Task statement ->
Scan the data. Collect each line that contains the word "constexpr".

=== Begin Enclosure ===

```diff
 template <bool BLK>
-__device__ void coalesce_big(const DevIndexView& ix, const HeavyArgs& a, uint32_t rs, KeyMem<BLK> km, uint32_t* sh_nc) {
+__device__ bool coalesce_big(const DevIndexView& ix, const HeavyArgs& a, uint32_t rs, KeyMem<BLK> km, uint32_t* sh_nc,
+                             RunMem* rm = nullptr) {
     const uint32_t lane = lane_id();
     const uint32_t tid = km.tid(), nt = km.nthreads();
     const bool walker = !BLK || threadIdx.x < kWave;
@@ -155,7 +264,15 @@
     big_sort(km, nh);
     uint32_t nc = 0;
     uint64_t* ct = a.cand_tmp + 2ull * o;
-    if (walker) {
+    bool by_runs = false, pre = false;
+    if (BLK && rm) {
+        nc = walk_by_runs(BinView{ix.bin_end, ix.bins, ix.n_bins, ix.bin_lut, ix.bin_lut_shift}, g, km.p, *rm, nh, ct);
+        by_runs = nc != kRunTooLong;
+        pre = !by_runs;
+        if (!by_runs) nc = 0;
+        else if (threadIdx.x == 0) *sh_nc = nc;
+    }
+    if (walker && !by_runs) {
         Walk w{false, 0, 0, 0, 0};
         for (uint32_t base = 0; base < nh; base += kWave) {
             uint32_t cntv = min((uint32_t)kWave, nh - base);
@@ -163,10 +280,17 @@
             bool ok = false;
             if (lane < cntv) {
                 uint64_t key = km.ld(base + lane);
-                uint32_t site = (uint32_t)(key >> 32), q = (uint32_t)key;
-                b = min(find_bin(ix, site), ix.n_bins - 1);
-                DevBin bin = ix.bins[b];
-                ok = candidate_window(site, q, bin, g.L, g.ED, &ws, &we);
+                if (pre) {
+                    ws = (uint32_t)key;
+                    we = (uint32_t)(key >> 32);
+                    b = rm->bin[base + lane] & 0x7fffffffu;
+                    ok = (rm->bin[base + lane] >> 31) != 0;
+                } else {
+                    uint32_t site = (uint32_t)(key >> 32), q = (uint32_t)key;
+                    b = min(find_bin(ix, site), ix.n_bins - 1);
+                    DevBin bin = ix.bins[b];
+                    ok = candidate_window(site, q, bin, g.L, g.ED, &ws, &we);
+                }
             }
             for (uint32_t i = 0; i < cntv; i++) {
                 uint32_t wsi = __builtin_amdgcn_readlane(ws, i), wei = __builtin_amdgcn_readlane(we, i);
@@ -218,7 +342,7 @@
             }
         }
         km.sync();
-        return;
+        return by_runs;
     }
     for (uint32_t i = tid; i < nc; i += nt) {
         uint32_t n_i = (uint32_t)(gload(ct + 2ull * i + 1) >> 32);
@@ -270,24 +394,51 @@
         if (nc) atomicAdd(a.n_cand_total, (unsigned long long)nc);
     }
     km.sync();
-}
-
-template <uint32_t KEYS>
+    return by_runs;
+}
+
+template <uint32_t KEYS, bool RUNS>
 __global__ __launch_bounds__(256) void k_coalesce_heavy(DevIndexView ix, HeavyArgs a, const uint32_t* __restrict__ heavy_list,
                                                         uint32_t list_len, const uint32_t* __restrict__ heavy_count) {
+    static_assert(!RUNS || KEYS == kHeavyKeysSmall, "the walk by runs is sized for the small key array");
     __shared__ uint64_t lk[KEYS];
     __shared__ uint32_t sh_nc;
+    __shared__ RunMem rm;
+    __shared__ uint32_t sh_ticket;
     const uint32_t n_heavy = *heavy_count;
-    for (uint32_t h = blockIdx.x; h < n_heavy; h += gridDim.x) {
+    uint32_t n_walked = 0;
+    uint32_t h = blockIdx.x;
+    for (;;) {
+        if (RUNS) {
+            if (threadIdx.x == 0) sh_ticket = atomicAdd(heavy_counter(a, kCtrHeavyTicket), 1u);
+            __syncthreads();
+            h = sh_ticket;
+        }
+        if (h >= n_heavy) break;
         const uint32_t rs = heavy_list[list_len - 1 - h];
         const uint32_t nh = a.strand_off[rs + 1] - a.strand_off[rs];
-        if (KEYS == kHeavyKeysSmall ? nh > kHeavyKeysSmall : nh <= kHeavyKeysSmall) continue;
-        if (nh <= KEYS) {
-            coalesce_big<true>(ix, a, rs, KeyMem<true>{lk}, &sh_nc);
-        } else {
-            if (threadIdx.x < kWave) coalesce_big<false>(ix, a, rs, KeyMem<false>{a.hit_key + a.strand_off[rs]}, nullptr);
-            __syncthreads();
-        }
+        const bool other = KEYS == kHeavyKeysSmall ? nh > kHeavyKeysSmall : nh <= kHeavyKeysSmall;
+        if (!other) {
+            if (nh <= KEYS) {
+                if (RUNS) {
+                    const bool by_runs = coalesce_big<true>(ix, a, rs, KeyMem<true>{lk}, &sh_nc, &rm);
+                    asm volatile("" : "+v"(n_walked));
+                    n_walked += by_runs ? 1u : 0x10000u;
+                } else {
+                    coalesce_big<true>(ix, a, rs, KeyMem<true>{lk}, &sh_nc);
+                }
+            } else {
+                if (threadIdx.x < kWave) coalesce_big<false>(ix, a, rs, KeyMem<false>{a.hit_key + a.strand_off[rs]}, nullptr);
+                __syncthreads();
+            }
+        }
+        if (RUNS) __syncthreads();
+        else h += gridDim.x;
+    }
+    if (RUNS && threadIdx.x == 0) {
+        uint32_t* c = heavy_counter(a, kCtrHeavyWalk);
+        if (n_walked & 0xffffu) atomicAdd(c, n_walked & 0xffffu);
+        if (n_walked >> 16) atomicAdd(c + 1, n_walked >> 16);
     }
 }
 
@@ -741,8 +892,15 @@
     a.wl_count = wl_count;
     a.n_cand_total = n_cand_total;
     const dim3 hgrid(std::min<uint32_t>(std::max<uint32_t>(n_strands / 64, 1), 2048));
-    hipLaunchKernelGGL(k_coalesce_heavy<kHeavyKeysSmall>, hgrid, dim3(256), 0, s, ix, a, heavy_list, n_strands, heavy_count);
-    hipLaunchKernelGGL(k_coalesce_heavy<kHeavyKeys>, dim3(std::min<uint32_t>(hgrid.x, 512)), dim3(256), 0, s, ix, a, heavy_list, n_strands, heavy_count);
+    const char* hw = getenv("MTSV_HEAVY_WALK");
+    const bool serial_walk = hw && !strcmp(hw, "serial");
+    if (serial_walk || ix.n_bins >= 0x80000000u) {
+        hipLaunchKernelGGL((k_coalesce_heavy<kHeavyKeysSmall, false>), hgrid, dim3(256), 0, s, ix, a, heavy_list, n_strands, heavy_count);
+    } else {
+        (void)hipMemsetAsync(counters + kCtrHeavyTicket, 0, sizeof(uint64_t), s);
+        hipLaunchKernelGGL((k_coalesce_heavy<kHeavyKeysSmall, true>), hgrid, dim3(256), 0, s, ix, a, heavy_list, n_strands, heavy_count);
+    }
+    hipLaunchKernelGGL((k_coalesce_heavy<kHeavyKeys, false>), dim3(std::min<uint32_t>(hgrid.x, 512)), dim3(256), 0, s, ix, a, heavy_list, n_strands, heavy_count);
 }
 
 namespace {
diff --git a/mtsv_tools_amd/csrc/k_seed.hip b/mtsv_tools_amd/csrc/k_seed.hip
--- a/mtsv_tools_amd/csrc/k_seed.hip
+++ b/mtsv_tools_amd/csrc/k_seed.hip
@@ -57,7 +57,8 @@
 
 __device__ inline void search_slot(const DevIndexView& ix, const uint8_t* __restrict__ bases, const uint32_t* __restrict__ read_off,
                                    uint32_t r0, uint32_t max_ns, uint32_t K, uint32_t G, uint64_t slot,
-                                   uint32_t* __restrict__ seed_lo, uint32_t* __restrict__ seed_cnt) {
+                                   uint32_t* __restrict__ seed_lo, uint32_t* __restrict__ seed_cnt,
+                                   const uint2* __restrict__ levels) {
 
     uint32_t j = (uint32_t)(slot % max_ns);
     uint64_t rs = slot / max_ns;
@@ -164,6 +165,20 @@
                     hi = 0;
                     i = -1;
                 }
+            } else if (levels) {
+                const uint32_t Lk = min(ix.kmer_k, kKmerLevelsMax);
+                uint32_t m = 0, lidx = 0;
+                for (; m < Lk; m++) {
+                    const uint32_t a = sym(K - 1 - m);
+                    if (a > 3) break;
+                    lidx |= a << (2 * m);
+                }
+                if (m) {
+                    const uint2 iv = levels[kmer_level_start(m) + lidx];
+                    lo = iv.x;
+                    hi = iv.y;
+                    i = (int)K - 1 - (int)m;
+                }
             }
         }
         for (; i >= 0 && lo < hi; i--) {
@@ -190,11 +205,12 @@
 __global__ __launch_bounds__(256) void k_search(DevIndexView ix, const uint8_t* __restrict__ bases,
                                                 const uint32_t* __restrict__ read_off, uint32_t r0, uint32_t n_reads,
                                                 uint32_t max_ns, uint32_t K, uint32_t G,
-                                                uint32_t* __restrict__ seed_lo, uint32_t* __restrict__ seed_cnt) {
+                                                uint32_t* __restrict__ seed_lo, uint32_t* __restrict__ seed_cnt,
+                                                const uint2* __restrict__ levels) {
     uint64_t slot = (uint64_t)blockIdx.x * blockDim.x + threadIdx.x;
     uint64_t total = (uint64_t)n_reads * 2 * max_ns;
     if (slot >= total) return;
-    search_slot(ix, bases, read_off, r0, max_ns, K, G, slot, seed_lo, seed_cnt);
+    search_slot(ix, bases, read_off, r0, max_ns, K, G, slot, seed_lo, seed_cnt, levels);
 }
 
 template <int KK, bool FRONT_TEXT>
@@ -373,10 +389,10 @@
                                                        const uint32_t* __restrict__ read_off, uint32_t r0, uint32_t max_ns, uint32_t K,
                                                        uint32_t G, const uint32_t* __restrict__ slow_list,
                                                        const uint32_t* __restrict__ slow_count, uint32_t* __restrict__ seed_lo,
-                                                       uint32_t* __restrict__ seed_cnt) {
+                                                       uint32_t* __restrict__ seed_cnt, const uint2* __restrict__ levels) {
     const uint32_t i = blockIdx.x * blockDim.x + threadIdx.x;
     if (i >= *slow_count) return;
-    search_slot(ix, bases, read_off, r0, max_ns, K, G, slow_list[i], seed_lo, seed_cnt);
+    search_slot(ix, bases, read_off, r0, max_ns, K, G, slow_list[i], seed_lo, seed_cnt, levels);
 }
 
 
@@ -697,7 +713,7 @@
 
 void launch_search(hipStream_t s, const DevIndexView& ix, const uint8_t* bases, const uint32_t* read_off, uint32_t r0,
                    uint32_t n_reads, uint32_t max_ns, uint32_t K, uint32_t G, uint32_t* seed_lo, uint32_t* seed_cnt,
-                   uint32_t* slow_list, uint32_t* slow_count, uint32_t listed_cap) {
+                   uint32_t* slow_list, uint32_t* slow_count, uint32_t listed_cap, const uint2* kmer_levels) {
     (void)hipMemsetAsync(slow_count, 0, sizeof(uint32_t), s);
     uint64_t total = (uint64_t)n_reads * 2 * max_ns;
     if (!total) return;
@@ -705,7 +721,7 @@
                       K >= ix.kmer_k && K - std::min<uint32_t>(ix.kmer_k, 16) <= 8 && !getenv("MTSV_SEARCH_GENERIC");
     if (!fast) {
         hipLaunchKernelGGL(k_search, dim3(cdiv(total, 256)), dim3(256), 0, s, ix, bases, read_off, r0, n_reads, max_ns, K, G,
-                           seed_lo, seed_cnt);
+                           seed_lo, seed_cnt, kmer_levels);
         return;
     }
     const dim3 grid(std::min<uint32_t>(cdiv(total, 256), 256 * 16));
@@ -726,7 +742,7 @@
     }
 #undef FAST_CASE
     hipLaunchKernelGGL(k_search_listed, dim3(cdiv(std::max<uint32_t>(listed_cap, 1), 256)), dim3(256), 0, s, ix, bases, read_off, r0, max_ns, K, G,
-                       slow_list, slow_count, seed_lo, seed_cnt);
+                       slow_list, slow_count, seed_lo, seed_cnt, kmer_levels);
 }
 
 void launch_thin(hipStream_t s, const uint8_t* bases, const uint32_t* read_off, uint32_t r0, uint32_t n_reads, double edit_rate,
diff --git a/mtsv_tools_amd/csrc/kernels.hpp b/mtsv_tools_amd/csrc/kernels.hpp
--- a/mtsv_tools_amd/csrc/kernels.hpp
+++ b/mtsv_tools_amd/csrc/kernels.hpp
@@ -17,6 +17,7 @@
 static_assert(sizeof(DevHit) == 32, "DevHit must match mtsv_hit");
 
 constexpr uint32_t kCtrVerified = 4, kCtrWindowBytes = 5, kCtrSwCursor = 8, kCtrPassCount = 9, kCtrSwCellPairs = 14;
+constexpr uint32_t kCtrHeavyWalk = 23, kCtrHeavyTicket = 24;
 
 struct EvalArgs {
     const uint8_t* bases;
@@ -63,7 +64,7 @@
 void launch_unpack(hipStream_t s, const uint8_t* packed, uint8_t* dst, uint64_t lo, uint64_t hi);
 void launch_search(hipStream_t s, const DevIndexView& ix, const uint8_t* bases, const uint32_t* read_off, uint32_t r0,
                    uint32_t n_reads, uint32_t max_ns, uint32_t K, uint32_t G, uint32_t* seed_lo, uint32_t* seed_cnt,
-                   uint32_t* slow_list, uint32_t* slow_count, uint32_t listed_cap);
+                   uint32_t* slow_list, uint32_t* slow_count, uint32_t listed_cap, const uint2* kmer_levels);
 void launch_thin(hipStream_t s, const uint8_t* bases, const uint32_t* read_off, uint32_t r0, uint32_t n_reads, double edit_rate,
                  double min_seed, uint32_t max_ns, uint32_t K, uint32_t G, uint64_t max_hits, uint64_t tune, uint32_t* seed_cnt, uint32_t* seed_pre,
                  uint32_t* strand_hits, uint32_t* strand_nseeds, uint32_t* planes, uint32_t plane_words);
```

=== End Enclosure ===

Solved exercise ->
 constexpr uint32_t kCtrVerified = 4, kCtrWindowBytes = 5, kCtrSwCursor = 8, kCtrPassCount = 9, kCtrSwCellPairs = 14;
+constexpr uint32_t kCtrHeavyWalk = 23, kCtrHeavyTicket = 24;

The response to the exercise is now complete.